Tapi dari semua itu, saya ingin menyoroti kehadiran orang Tionghoa di Pontianak. Kebetulan saya selalu menginap di hotel yang berada di kawasan pecinan sehingga terasa sekali pengaruh mereka pada kehidupan sehari-hari di Pontianak.
Bahkan sejak dari pesawat menuju Pontianak pun saya sudah mulai terdikstraksi dengan banyaknya orang Tionghoa yang menuju Pontianak. Mereka bercakap-cakap dalam bahasa Kek (sepertinya). Awalnya saya kira mereka ini orang asing, tapi kemudian mereka switch ke bahasa Indonesia dengan sangat mulus yang membuat saya yakin mereka ini adalah orang keturunan. Sama seperti orang Jawa yang ngobrol dengan bahasa Jawa dengan sesamanya, lalu berpindah ke bahasa Indonesia ketika mengobrol dengan orang etnis lain yang tidak mengerti bahasa Jawa. Semudah itu.
Saya agak jarang kalau tidak bisa dibilang tidak pernah menemukan orang Tionghoa mengobrol dengan bahasa daerah mereka di Makassar. Biasanya Tionghoa Makassar lebih sering berbahasa daerah Makassar, bukan bahasa Mandarin. Ini agak berbeda dengan orang Tionghoa di Pontianak.

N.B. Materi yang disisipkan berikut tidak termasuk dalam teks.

+  uint32_t* ew = reinterpret_cast<uint32_t*>(bsn + base);
+  const int nsl = (int)min((int64_t)64, G.nnz - base);
+  for (int i = lane; i < nsl * kEncW; i += 64) {
+    const int s = i / kEncW, t = i - s * kEncW;
+    ew[16 * s + 5 + t] = s_pay[wave][s][t];
   }
 }
 
@@ -1191,6 +1417,40 @@
 void gw_dev_bitset_release(gw_graph* g) {
   bs_free(g->d.bs_region);
   bs_free(g->d.bs_nbr);
+  g->bs_route = GW_BS_ROUTE_NONE;
+}
+
+__global__ void k_bs_digest(const uint32_t* __restrict__ a, uint64_t nwords, unsigned long long* __restrict__ acc) {
+  unsigned long long s = 0;
+  for (uint64_t i = (uint64_t)blockIdx.x * blockDim.x + threadIdx.x; i < nwords; i += (uint64_t)gridDim.x * blockDim.x) {
+    uint64_t z = (i + 1) * 0x9E3779B97F4A7C15ull + (uint64_t)a[i];
+    z = (z ^ (z >> 30)) * 0xBF58476D1CE4E5B9ull;
+    z = (z ^ (z >> 27)) * 0x94D049BB133111EBull;
+    s += z ^ (z >> 31);
+  }
+  for (int o = 32; o > 0; o >>= 1) s += __shfl_down(s, o, 64);
+  if ((threadIdx.x & 63) == 0) atomicAdd(acc, s);
+}
+
+int gw_dev_bitset_digest(gw_graph* g, uint64_t digest[2]) {
+  unsigned long long* acc = nullptr;
+  GW_HIP_TRY(hipMalloc((void**)&acc, 2 * sizeof(unsigned long long)));
+  hipError_t e = hipMemset(acc, 0, 2 * sizeof(unsigned long long));
+  const uint64_t nw[2] = {(uint64_t)g->nnz * (sizeof(gw_bs_nbr) / 4), g->d.bs_region ? (uint64_t)g->bitset_words : 0ull};
+  const uint32_t* src[2] = {reinterpret_cast<const uint32_t*>(g->d.bs_nbr), g->d.bs_region};
+  for (int t = 0; t < 2 && e == hipSuccess; ++t) {
+    if (!nw[t]) continue;
+    const unsigned grid = (unsigned)std::min<uint64_t>((nw[t] + kB - 1) / kB, 1u << 16);
+    k_bs_digest<<<grid, kB>>>(src[t], nw[t], acc + t);
+    e = hipGetLastError();
+  }
+  unsigned long long h[2] = {0, 0};
+  if (e == hipSuccess) e = hipMemcpy(h, acc, sizeof h, hipMemcpyDeviceToHost);
+  (void)hipFree(acc);
+  GW_HIP_TRY(e);
+  digest[0] = h[0];
+  digest[1] = h[1];
+  return GW_OK;
 }
 
 __device__ __forceinline__ int64_t bs_row_of(const gw_dev_graph& G, int64_t e) {
@@ -1208,7 +1468,7 @@
 constexpr int kWorkChunk = 16;
 __global__ void k_bs_work(gw_dev_graph G, unsigned long long* __restrict__ acc) {
   const int64_t e0 = ((int64_t)blockIdx.x * blockDim.x + threadIdx.x) * kWorkChunk;
-  unsigned long long w = 0;
+  unsigned long long w = 0, r = 0;
   if (e0 < G.nnz) {
     const int64_t e1 = e0 + kWorkChunk < G.nnz ? e0 + kWorkChunk : G.nnz;
     int64_t u = bs_row_of(G, e0);
@@ -1222,11 +1482,41 @@
       }
       const int32_t v = G.nbrs[e];
       const int64_t dv = G.deg[v];
-      if (du > dv || (du == dv && u <= v)) w += (unsigned long long)dv;
-    }
-  }
-  for (int o = 32; o > 0; o >>= 1) w += __shfl_down(w, o, 64);
-  if ((threadIdx.x & 63) == 0 && w) atomicAdd(acc, w);
+      if (du > dv || (du == dv && u <= v)) {
+        w += (unsigned long long)dv;
+        r += (unsigned long long)(bs_round((dv + 31) / 32) + (u != v ? bs_round((du + 31) / 32) : 0));
+      }
+    }
+  }
+  for (int o = 32; o > 0; o >>= 1) {
+    w += __shfl_down(w, o, 64);
+    r += __shfl_down(r, o, 64);
+  }
+  if ((threadIdx.x & 63) == 0 && w) {
+    atomicAdd(acc, w);
+    atomicAdd(acc + 1, r);
+  }
+}
+
+constexpr int kRawChunk = 16;
+__global__ void k_bs_rawsz(gw_dev_graph G, uint64_t* __restrict__ sz) {
+  const int64_t e0 = ((int64_t)blockIdx.x * blockDim.x + threadIdx.x) * kRawChunk;
+  if (e0 >= G.nnz) return;
+  const int64_t e1 = e0 + kRawChunk < G.nnz ? e0 + kRawChunk : G.nnz;
+  int64_t u = bs_row_of(G, e0);
+  int64_t ue = G.offsets[u + 1];
+  int64_t du = ue - G.offsets[u];
+  for (int64_t e = e0; e < e1; ++e) {
+    if (e >= ue) {
+      u = bs_row_of(G, e);
+      ue = G.offsets[u + 1];
+      du = ue - G.offsets[u];
+    }
+    const int32_t v = G.nbrs[e];
+    const int64_t dv = G.deg[v];
+    const bool own = du > dv || (du == dv && u <= v);
+    sz[e] = own ? (uint64_t)(bs_round((dv + 31) / 32) + (u != v ? bs_round((du + 31) / 32) : 0)) : 0ull;
+  }
 }
 
 int gw_dev_bitset_build(gw_graph* g, int64_t budget_bytes, bool lists_only) {
@@ -1256,7 +1546,11 @@
   uint32_t* itoff = nullptr;
   TriItem* items = nullptr;
   void* tmp = nullptr;
+  uint64_t* rawoff = nullptr;
+  uint32_t* raw = nullptr;
   auto cleanup = [&]() {
+    bs_free(raw);
+    bs_free(rawoff);
     bs_free(sz);
     bs_free(roff);
     bs_free(ids);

Kalimantan Barat memang cukup akrab dengan orang Tionghoa. Bahkan kalau kalian tahu, ada daerah bernama Singkawang yang dihuni banyak etnis Tionghoa. Di sana mereka jadi “orang biasa”, bukan seperti stigma selama ini bahwa orang Tionghoa pasti kaya, punya toko, pengusaha, hidup enak. Tidak. Dari cerita yang saya dapat, di Singkawang, orang Tionghoa yang hidup seperti biasa. Ada yang jadi tukang becak, petani, bahkan ART.
Saya ingat, dulu ada saudara teman saya yang bekerja di Singkawang. Ketika balik ke Makassar, dengan nada bangga dia bilang, “Tahu nda? Di sana pembantuku itu orang China.” Ini bukan bermaksud rasis, tapi sebuah hal lucu karena di Makassar biasanya sebaliknya, orang Tionghoa yang menjadi majikan.

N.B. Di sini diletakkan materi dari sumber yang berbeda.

## Make c3 dense kernel persistent with atomic work claiming and lane-ordered dense weights

For large batches the c3+dense kernel now launches one block per CU, and each block claims (pair, band) units through an atomic counter until the work runs out. The next unit is prefetched while the epilogue runs. Dense weights are re-laid out once at head setup into a per-lane f32x4 order, so the epilogue issues coalesced vector loads that are double-buffered instead of scattered scalar loads. The o3 debug store is split into a separate loop. This adds a memset and an atomic per unit, and relies on one resident 512-thread block per CU being enough to keep the CU busy.

```diff
diff --git a/overlapnet_amd/csrc/c3_dense.hip b/overlapnet_amd/csrc/c3_dense.hip
--- a/overlapnet_amd/csrc/c3_dense.hip
+++ b/overlapnet_amd/csrc/c3_dense.hip
@@ -22,8 +22,9 @@
 constexpr int IN_PIX_MAX = (MAX_ROWS + 2) * G;
 constexpr int PLANE = IN_PIX_MAX * 8 + 8;
 constexpr int NPL = CI / 8;
-constexpr size_t LDS_BYTES = 2 * (size_t)NPL * PLANE * sizeof(_Float16) + 64;
+constexpr size_t LDS_BYTES = 2 * (size_t)NPL * PLANE * sizeof(_Float16) + 64 + 16;
 constexpr int NW = 8;
+constexpr int WD_LANE_ELEMS = NBAND * NW * 2 * MAX_MT * 64 * 4;
 
 __device__ __forceinline__ int band_start(int b) { return b == 0 ? 0 : (b == 1 ? 8 : 15); }
 __device__ __forceinline__ int band_rows(int b) { return b == 0 ? 8 : 7; }
@@ -31,11 +32,12 @@
 constexpr int MT_SPLIT = 6;
 template <class A, int NWV, int MSPLIT>
 __global__ __launch_bounds__(64 * NWV) void c3_dense_kernel(const float* __restrict__ o2, const typename A::elem* __restrict__ wp,
-                                                           const float* __restrict__ b3, const float* __restrict__ wd,
+                                                           const float* __restrict__ b3, const float* __restrict__ wd_lane,
                                                            const unsigned* __restrict__ o2max, float sw3,
                                                            float* __restrict__ partial, float* __restrict__ o3,
                                                            unsigned* __restrict__ arrived, const float* __restrict__ bd,
-                                                           float* __restrict__ overlap, float* __restrict__ logit) {
+                                                           float* __restrict__ overlap, float* __restrict__ logit,
+                                                           unsigned* __restrict__ claim, unsigned nunits) {
   typedef typename A::elem elem_t;
   typedef typename A::v8 v8_t;
   typedef typename A::v4 v4_t;
@@ -43,24 +45,36 @@
   elem_t* ih = reinterpret_cast<elem_t*>(smem);
   elem_t* il = ih + NPL * PLANE;
   float* red = reinterpret_cast<float*>(il + NPL * PLANE);
-
+  unsigned* claimed = reinterpret_cast<unsigned*>(red + 2 * NW);
+
+  constexpr bool RESIDENT = (NWV == NW && MSPLIT == 1);
   constexpr int HALVES = NW / NWV;
   constexpr int MTW = MSPLIT == 1 ? MAX_MT : MT_SPLIT;
   const int sub = blockIdx.x % (HALVES * MSPLIT);
-  const int unit = blockIdx.x / (HALVES * MSPLIT), half = sub % HALVES, mh = sub / HALVES;
+  const int half = sub % HALVES, mh = sub / HALVES;
   const int mt0 = MT_SPLIT * mh;
+  unsigned unit = blockIdx.x / (HALVES * MSPLIT);
+  if (RESIDENT) {
+    if (threadIdx.x == 0) *claimed = atomicAdd(claim, 1u);
+    __syncthreads();
+    unit = __builtin_amdgcn_readfirstlane(*claimed);
+    if (unit >= nunits) return;
+  }
+#pragma unroll 1
+  do {
+  int tid = threadIdx.x;
+  if (RESIDENT) asm volatile("" : "+v"(tid));
+  const int lane = tid & 63;
+  const int wave_l = tid >> 6;
+  const int wave = wave_l + NWV * half;
+  const int lrow = lane & 15;
+  const int g = lane >> 4;
   const int pair = unit / NBAND;
   const int band = unit - pair * NBAND;
   const int r0 = band_start(band);
   const int nrows = band_rows(band);
   const int npix = nrows * OW;
   const int nmt = (npix + 15) >> 4;
-  const int tid = threadIdx.x;
-  const int lane = tid & 63;
-  const int wave_l = tid >> 6;
-  const int wave = wave_l + NWV * half;
-  const int lrow = lane & 15;
-  const int g = lane >> 4;
 
   const elem_t* wsrc = wp + ((size_t)(2 * wave) * 2) * 512 + lane * 8;
   v8_t bq[3][4];
@@ -185,22 +199,57 @@
 #undef C3_MFMA2
 #undef C3_READ_A
 
+  constexpr int NH = (MTW + MT_SPLIT - 1) / MT_SPLIT;
+  const f32x4* wl = reinterpret_cast<const f32x4*>(wd_lane) + ((size_t)((band * NW + wave) * 2) * MAX_MT + mt0) * 64 + lane;
+  const float bv2[2] = {b3[32 * wave + lrow], b3[32 * wave + 16 + lrow]};
+  f32x4 wq[2][MT_SPLIT];
+#define C3_LOAD_W(BUF, GI)                                                                  \
+  _Pragma("unroll") for (int j = 0; j < MT_SPLIT; ++j) {                                    \
+    const int mt = ((GI) % NH) * MT_SPLIT + j;                                              \
+    if (mt < MTW)                                                                           \
+      wq[BUF][j] = (MSPLIT == 1 || mt0 + mt < MAX_MT) ? wl[(((GI) / NH) * MAX_MT + mt) * 64] : (f32x4){0.f, 0.f, 0.f, 0.f};   \
+  }
+  C3_LOAD_W(0, 0)
+  unsigned next_unit = 0;
+  if (RESIDENT && tid == 0) next_unit = atomicAdd(claim, 1u);
   float s[2] = {0.f, 0.f};
 #pragma unroll
-  for (int nt = 0; nt < 2; ++nt) {
-    const int n = 32 * wave + 16 * nt + lrow;
-    const float bv = b3[n];
-#pragma unroll
-    for (int mt = 0; mt < MTW; ++mt) {
-#pragma unroll
-      for (int r = 0; r < 4; ++r) {
-        const int p = 16 * (mt0 + mt) + 4 * g + r;
-        if (p < npix) {
-          const float v = fmaxf(fmaf(acc[mt][nt][r], inv, bv), 0.0f);
-          const long long fi = (long long)(r0 * OW + p) * CO + n;
-          s[(MSPLIT == 1 && mt >= MT_SPLIT) ? 1 : 0] += v * wd[fi];
-          if (o3) o3[(long long)pair * OVN_DENSE_IN + fi] = v;
+  for (int gi = 0; gi < 2 * NH; ++gi) {
+    const int nt = gi / NH, h = gi % NH;
+    if (gi + 1 < 2 * NH) C3_LOAD_W((gi + 1) & 1, gi + 1)
+    __builtin_amdgcn_sched_barrier(0);
+    const float bv = bv2[nt];
+#pragma unroll
+    for (int j = 0; j < MT_SPLIT; ++j) {
+      const int mt = h * MT_SPLIT + j;
+      if (mt < MTW) {
+#pragma unroll
+        for (int r = 0; r < 4; ++r) {
+          const int p = 16 * (mt0 + mt) + 4 * g + r;
+          if (p < npix) {
+            const float v = fmaxf(fmaf(acc[mt][nt][r], inv, bv), 0.0f);
+            s[(MSPLIT == 1 && mt >= MT_SPLIT) ? 1 : 0] += v * wq[gi & 1][j][r];
+          }
         }
+      }
+    }
+    __builtin_amdgcn_sched_barrier(0);
+  }
+#undef C3_LOAD_W
+  if (o3 != nullptr) {
+    float* o3p = o3 + (long long)pair * OVN_DENSE_IN + (long long)(r0 * OW + 4 * g) * CO + 32 * wave + lrow;
+    asm volatile("" : "+v"(o3p));
+#pragma unroll
+    for (int nt = 0; nt < 2; ++nt) {
+      const float bv = bv2[nt];
+#pragma unroll
+      for (int mt = 0; mt < MTW; ++mt) {
+#pragma unroll
+        for (int r = 0; r < 4; ++r) {
+          const int p = 16 * (mt0 + mt) + 4 * g + r;
+          if (p < npix) o3p[(16 * (mt0 + mt) + r) * CO + 16 * nt] = fmaxf(fmaf(acc[mt][nt][r], inv, bv), 0.0f);
+        }
+        __builtin_amdgcn_sched_barrier(0);
       }
     }
   }
@@ -213,6 +262,7 @@
     red[wave_l] = s[0];
     if (MSPLIT == 1) red[NW + wave_l] = s[1];
   }
+  if (RESIDENT && tid == 0) *claimed = next_unit;
   __syncthreads();
   if (tid == 0) {
     float* dst = partial + ((size_t)pair * NBAND + band) * 4;
@@ -248,6 +298,23 @@
       }
     }
   }
+  if (RESIDENT) unit = __builtin_amdgcn_readfirstlane(*claimed);
+  } while (RESIDENT && unit < nunits);
+}
+
+__global__ __launch_bounds__(256) void wd_lane_kernel(const float* __restrict__ wd, float* __restrict__ out) {
+  const int i = blockIdx.x * 256 + threadIdx.x;
+  if (i >= WD_LANE_ELEMS) return;
+  const int r = i & 3, lane = (i >> 2) & 63;
+  int t = i >> 8;
+  const int mt = t % MAX_MT;
+  t /= MAX_MT;
+  const int nt = t & 1;
+  t >>= 1;
+  const int wave = t % NW, band = t / NW;
+  const int n = 32 * wave + 16 * nt + (lane & 15);
+  const int p = 16 * mt + 4 * (lane >> 4) + r;
+  out[i] = p < band_rows(band) * OW ? wd[(size_t)(band_start(band) * OW + p) * CO + n] : 0.0f;
 }
 
 __global__ __launch_bounds__(256) void dense_finish_kernel(const float* __restrict__ partial, const float* __restrict__ bd, int n,
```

Karena kuatnya pengaruh Tionghoa di Pontianak, makanan pun akhirnya banyak yang berasal dari etnis Tionghoa. Olahan mi, makanan berkuah, sampai sea food semua penuh dengan pengaruh Tionghoa. Dan buat saya, itu yang membuat makanan di Pontianak enak-enak.
Persinggungan dengan beragam etnis ini membuat Pontianak memang jadi sangat kaya. Kaya dari budaya, dari sajian kuliner, dan bahkan dari ragam ceritanya. Sayang saya tidak atau belum mengeksplor banyak kota Pontianak dan kota sekitarnya, jadi belum bisa cerita banyak. Saya baru sampai pada cerita kalau saya sudah pernah ke Pontianak.[dG]
yang saya tahu dari Pontianak adalah “pisang ponti” dan “coipan”
Pasti panas sekali di sana apalagi pertengahan tahun lalu sampai menjelang akhir tahun. Di Makassar saja panasnya sudah sangat menyengat.
Sebenarnya saya tunggu-tunggu cerita kuntilanak dari kota itu. Karena katanya itu kota kuntilanak. Tapi sampai selesai baca, ternyata tidak ada. Hehehe.